╭─ EXCERPTED RECORDS
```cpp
extern "C" int as_bilstm_cluster_f32(const BiLstmJob* jobs_host, int n_jobs, const int32_t* col_off, int B, int H, int max_len, void* xchg,
                                     size_t xchg_bytes, as_stream_t stream)
{
    if (!jobs_host || n_jobs <= 0 || n_jobs > AS_MAX_LSTM_JOBS || !col_off || B < 0 || H <= 0) return AS_EINVAL;
    if (B == 0) return AS_OK;
    const long c1 = (long)n_jobs * 2 * B, c2 = (long)n_jobs * 2 * ((B + 1) / 2);
    const int nbu = c1 * CL_P <= 256 ? 1 : (c2 * CL_P <= 256 ? 2 : 0);
    const char* mode = getenv("AS_LSTM_CLUSTER");
    const int use = mode ? atoi(mode) : nbu;
    if (H != 256 || !xchg || use <= 0 || use > 2 || max_len <= 0 || max_len >= (1 << 17) || (use == 1 ? c1 : c2) * CL_P > 256 ||
        xchg_bytes < as_bilstm_cluster_bytes(n_jobs, B))
        return as_bilstm_f32(jobs_host, n_jobs, col_off, B, H, stream);
    LstmJobs jobs;
    for (int i = 0; i < AS_MAX_LSTM_JOBS; ++i) jobs.j[i] = jobs_host[i < n_jobs ? i : 0];
    for (int i = 0; i < n_jobs; ++i)
        if (!jobs.j[i].gx_tm || !jobs.j[i].whh_t || !jobs.j[i].out || jobs.j[i].ldg < 8 * H) return AS_EINVAL;
    const int ncl = (int)(use == 1 ? c1 : c2);
    const dim3 grid(8 * CL_P * as_cdiv(ncl, 8)), block(512);
    unsigned* status = as_status_words_device();
    AsProfScope prof__(AS_FILE_CLS, 0, 0, (hipStream_t)stream);
    if (use == 1)
        hipLaunchKernelGGL(bilstm_cluster_kernel<1>, grid, block, 0, (hipStream_t)stream, jobs, col_off, B, ncl,
                           static_cast<unsigned long long*>(xchg), status, g_cl_spin_limit, g_cl_drop_member);
    else
        hipLaunchKernelGGL(bilstm_cluster_kernel<2>, grid, block, 0, (hipStream_t)stream, jobs, col_off, B, ncl,
                           static_cast<unsigned long long*>(xchg), status, g_cl_spin_limit, g_cl_drop_member);
    AS_CHECK_LAUNCH();
    return AS_OK;
}
```

Measured before the change: 1.730 million.

## Pack multiple utterances per LSTM block sized to device CU count

Adds a bilstm_quadn kernel in which each block steps NU utterances (2 or 4) together. The recurrent weights held in registers are reused across those utterances, and one LDS barrier per timestep is shared among them. The host picks NU from the CU count so that the grid roughly fills the device, replacing the fixed threshold of 512 blocks that decided between the single-utterance kernel and the NB-batched one. The cost is that utterances of unequal length in one block run to the longest of them, plus extra register pressure from the per-utterance prefetch arrays.

```diff
diff --git a/artspeech_amd/csrc/lstm.hip b/artspeech_amd/csrc/lstm.hip
--- a/artspeech_amd/csrc/lstm.hip
+++ b/artspeech_amd/csrc/lstm.hip
@@ -320,6 +320,38 @@
 }
 
 typedef float lf2 __attribute__((ext_vector_type(2)));
+template <int KQ>
+static __device__ __forceinline__ float quad_cell_step(const lf2 (&wif)[KQ], const lf2 (&wgo)[KQ], const float* hc, float gx, int kq,
+                                                       float c, float& c_new)
+{
+    lf2 aif0 = {0.f, 0.f}, ago0 = {0.f, 0.f}, aif1 = {0.f, 0.f}, ago1 = {0.f, 0.f};
+#pragma unroll
+    for (int k4 = 0; k4 < KQ; k4 += 4) {
+        const float4 h4 = *reinterpret_cast<const float4*>(hc + k4);
+        aif0 += wif[k4] * lf2{h4.x, h4.x};
+        ago0 += wgo[k4] * lf2{h4.x, h4.x};
+        aif1 += wif[k4 + 1] * lf2{h4.y, h4.y};
+        ago1 += wgo[k4 + 1] * lf2{h4.y, h4.y};
+        aif0 += wif[k4 + 2] * lf2{h4.z, h4.z};
+        ago0 += wgo[k4 + 2] * lf2{h4.z, h4.z};
+        aif1 += wif[k4 + 3] * lf2{h4.w, h4.w};
+        ago1 += wgo[k4 + 3] * lf2{h4.w, h4.w};
+    }
+    float pre[4] = {aif0[0] + aif1[0], aif0[1] + aif1[1], ago0[0] + ago1[0], ago0[1] + ago1[1]};
+#pragma unroll
+    for (int g = 0; g < 4; ++g) {
+        pre[g] += quad_dpp<0xB1>(pre[g]);
+        pre[g] += quad_dpp<0x4E>(pre[g]);
+    }
+    const float sc = kq == 2 ? 2.f : 1.f;
+    const float p01 = kq & 1 ? pre[1] : pre[0], p23 = kq & 1 ? pre[3] : pre[2];
+    const float x = (kq & 2 ? p23 : p01) + gx;
+    const float act = fmaf(__builtin_amdgcn_rcpf(1.0f + __expf(-sc * x)), sc, 1.0f - sc);
+    const float ig = quad_dpp<0x00>(act), fg = quad_dpp<0x55>(act), gg = quad_dpp<0xAA>(act), og = quad_dpp<0xFF>(act);
+    c_new = fmaf(fg, c, ig * gg);
+    return og * fmaf(__builtin_amdgcn_rcpf(1.0f + __expf(-2.0f * c_new)), 2.0f, -1.0f);
+}
+
 template <int H>
 __global__ void __launch_bounds__(4 * H)
 bilstm_quad1_kernel(const LstmJobs jobs, const int* __restrict__ col_off, int B)
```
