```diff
@@ -399,9 +403,14 @@
                                 aux_off=0, scale=scale[p], scale_aux=scale_aux if aux is not None else 0.0, w_ent=w_ent[p],
                                 stats_scale=1.0 / N))
             auxes = [None, players[1].reward_aux if use_aux else None]
-            l0, l1, st = fused.heads_loss_pair([h_seq[p].reshape(T * N, R_dim) for p in range(2)],
-                                               [players[p].actor.actor_linear for p in range(2)],
-                                               [players[p].critic.critic_linear for p in range(2)], auxes, cfg)
+            if front:
+                l0, l1, st = fused.heads_front_pair(h_seq, [players[p].actor.actor_linear for p in range(2)],
+                                                    [players[p].critic.critic_linear for p in range(2)], auxes, cfg, rew_c,
+                                                    nd.contiguous(), v, args.gamma, args.tau)
+            else:
+                l0, l1, st = fused.heads_loss_pair([h_seq[p].reshape(T * N, R_dim) for p in range(2)],
+                                                   [players[p].actor.actor_linear for p in range(2)],
+                                                   [players[p].critic.critic_linear for p in range(2)], auxes, cfg)
             loss = (l0, l1) if getattr(self, "_want_loss_terms", False) else l0 + l1
         else:
             loss, stats = 0, []
diff --git a/include/atr_heads_front.h b/include/atr_heads_front.h
--- /dev/null
+++ b/include/atr_heads_front.h
@@ -0,0 +1,17 @@
+#ifndef ATR_HEADS_FRONT_H
+#define ATR_HEADS_FRONT_H
+
+#ifdef __cplusplus
+extern "C" {
+#endif
+
+long long atr_heads_front_workspace_floats(int N, int R, int A);
+int atr_heads_front(const atr_heads_loss_args *players, int count, const float *bc0, const float *bc1, const float *rewards,
+                    const float *notdone, float *values, float gamma, float tau, int T, int N, float *ret, float *gae,
+                    float stats_scale, void *stream);
+
+#ifdef __cplusplus
+}
+#endif
+
+#endif
diff --git a/include/atr_policy.h b/include/atr_policy.h
--- a/include/atr_policy.h
+++ b/include/atr_policy.h
@@ -201,7 +201,6 @@
     int R, A;
 } atr_heads_loss_args;
 int atr_heads_loss_multi(const atr_heads_loss_args *players, int count, float stats_scale, void *stream);
-
 long long atr_gemm_tn_workspace_floats(long long K, int M, int N);
 int atr_gemm_tn(const float *x1, const float *x2, float *c, float *workspace, long long K, int M, int N,
                 const float *row_scale, float *colsum, void *stream);
@@ -247,6 +246,8 @@
 int atr_rmsprop_step(float *params, const float *grad, float *square_avg, double lr, double alpha, double eps,
                      double weight_decay, long long n, void *stream);
 
+#include "atr_heads_front.h"
+
 #ifdef __cplusplus
 }
 #endif
```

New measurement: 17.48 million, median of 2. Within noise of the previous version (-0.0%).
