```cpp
static int block_sums_impl(zkhip_ctx* c, const uint64_t* d_evals, size_t n, uint32_t log_blocks, uint64_t* d_out, uint64_t* h_total, bool want_total);
extern "C" int zkhip_mle_block_sums(zkhip_ctx* c, const uint64_t* d_evals, size_t n, uint32_t log_blocks,
                                    uint64_t* d_out, uint64_t* h_total) {
    return block_sums_impl(c, d_evals, n, log_blocks, d_out, h_total, true);
}
extern "C" int zkhip_mle_block_sums_deferred(zkhip_ctx* c, const uint64_t* d_evals, size_t n, uint32_t log_blocks, uint64_t* d_out) {
    return block_sums_impl(c, d_evals, n, log_blocks, d_out, nullptr, false);
}
extern "C" int zkhip_mle_block_sums_total(zkhip_ctx* c, uint64_t* d_block_sums, uint32_t log_blocks, uint64_t* h_total) {
    if (!c || !d_block_sums || !h_total || log_blocks > 16) return ZKHIP_ERR_ARG;
    ZK_TRY(c->activate());
    const uint32_t hi = log_blocks / 2, lo = log_blocks - hi;
    uint64_t* tmp = c->small_u64(ZK_SMALL_PARTIALS);
    hipLaunchKernelGGL(group_sums_wg_kernel, dim3(1u << hi), dim3(MLE_BLOCK), 0, c->stream, d_block_sums, 1u << lo, tmp, (uint64_t*)nullptr);
    hipLaunchKernelGGL(group_sums_wg_kernel, dim3(1), dim3(MLE_BLOCK), 0, c->stream, tmp, 1u << hi, d_block_sums + 4 * ((size_t)1 << log_blocks), (uint64_t*)nullptr);
    ZK_HIP(c, hipGetLastError());
    ZK_HIP(c, hipMemcpyAsync(c->pinned_u64(ZK_PIN_RES), d_block_sums + 4 * ((size_t)1 << log_blocks), 32, hipMemcpyDeviceToHost, c->stream));
    ZK_HIP(c, hipStreamSynchronize(c->stream));
    std::memcpy(h_total, c->pinned_u64(ZK_PIN_RES), 32);
    return ZKHIP_OK;
}
static int block_sums_impl(zkhip_ctx* c, const uint64_t* d_evals, size_t n, uint32_t log_blocks, uint64_t* d_out, uint64_t* h_total, bool want_total) {
    if (!c || !d_evals || !d_out) return ZKHIP_ERR_ARG;
    if (!is_pow2(n) || log_blocks > 16 || ((size_t)1 << log_blocks) > n) return ZKHIP_ERR_SHAPE;
    ZK_TRY(c->activate());
    const size_t m = n >> log_blocks;
    if (log_blocks > (uint32_t)MF_CAP_LOGK) {
        if (m < (size_t)FINE_CHUNK) return ZKHIP_ERR_SHAPE;
        uint64_t* d_chunk = nullptr;
        if (m > (size_t)FINE_CHUNK) { ZK_TRY(c->reserve_ws((n / FINE_CHUNK) * 32)); d_chunk = (uint64_t*)c->ws.ptr; }
        ZK_TRY(launch_fine_sums(c, d_evals, n, log_blocks, d_out, d_chunk));
        if (want_total) {
            const uint32_t k1 = overlapped_plan(n) && log_blocks == log2_exact(n) - 8 ? log_blocks - overlapped_k2(n) : 8;
            int cs = 0;
// ... 691 lines not shown
```

Baseline: 53.02 billion field-evals/s.

## Split challenge multiply across 8 lanes with precomputed limb-weighted constants

Removes the serial challenge reduction and full Montgomery multiply from the critical path after each SHA-256 digest. Each of 8 lanes multiplies one raw digest limb by a precomputed per-limb-scaled copy of the fold difference, the partial products are summed with DPP cross-lane add chains, and a Barrett-style reduction follows. Helper waves now precompute the 8 scaled constants per node for the next round using DPP lane differences. This lowers the latency of the sequential per-round transcript chain, at the cost of hand-written inline assembly, more LDS slots, and correctness that depends on the carry and bound handling being right.

Result: no change. 52.84 billion field-evals/s (-0.3%).

```diff
diff --git a/zk-cryptography_amd/csrc/multifold_kernels.hpp b/zk-cryptography_amd/csrc/multifold_kernels.hpp
--- a/zk-cryptography_amd/csrc/multifold_kernels.hpp
+++ b/zk-cryptography_amd/csrc/multifold_kernels.hpp
@@ -113,7 +113,6 @@
     const bool grouped = a.group != 0 && a.stride == 0;
     Fr* scratch = w0 + w_all + w_all / 2 + 1;
     Fr* e_sh = scratch + (grouped ? SMALL_BLOCK : 0);
-    Fr* r_sh = e_sh + 4;
     if (a.host_delta && a.round0) {
         for (uint32_t i = threadIdx.x; i < 12 * a.round0 + 4; i += SMALL_BLOCK) {
             const uint64_t* p = i < 4 ? st->sum + i : i < 4 + 8 * a.round0 ? round_polys + (i - 4) : challenges + (i - 4 - 8 * a.round0);
@@ -188,12 +187,14 @@
     }
     const uint32_t wave = threadIdx.x >> 6;
     const bool wave0 = wave == 0;
-    uint32_t* kw1 = reinterpret_cast<uint32_t*>(r_sh + 2);
+    uint32_t* kw1 = reinterpret_cast<uint32_t*>(e_sh + 32);
     uint32_t* kw2 = kw1 + 64;
     uint32_t* dig_sh = kw2 + 64;
     uint32_t* flags = dig_sh + 16;
-    if (threadIdx.x >= 64 && threadIdx.x < 66 && a.log_n >= 2)
-        e_sh[threadIdx.x - 64] = (tree0[6 + threadIdx.x - 64] - tree0[4 + threadIdx.x - 64]).to_mont();
+    if (threadIdx.x >= 64 && threadIdx.x < 80 && a.log_n >= 2) {
+        const uint32_t q = (threadIdx.x - 64) >> 3;
+        e_sh[threadIdx.x - 64] = fr_mul_outlined(tree0[6 + q] - tree0[4 + q], fr_late_table_const(threadIdx.x & 7));
+    }
     if (threadIdx.x == 0) {
         flags[0] = 0; flags[1] = 0;
         uint32_t pre[8];
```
╰─
WORK TASK => Across the material, how many lines contain the word "nullptr"? Only the number is wanted.

EXPECTED ANSWER => 4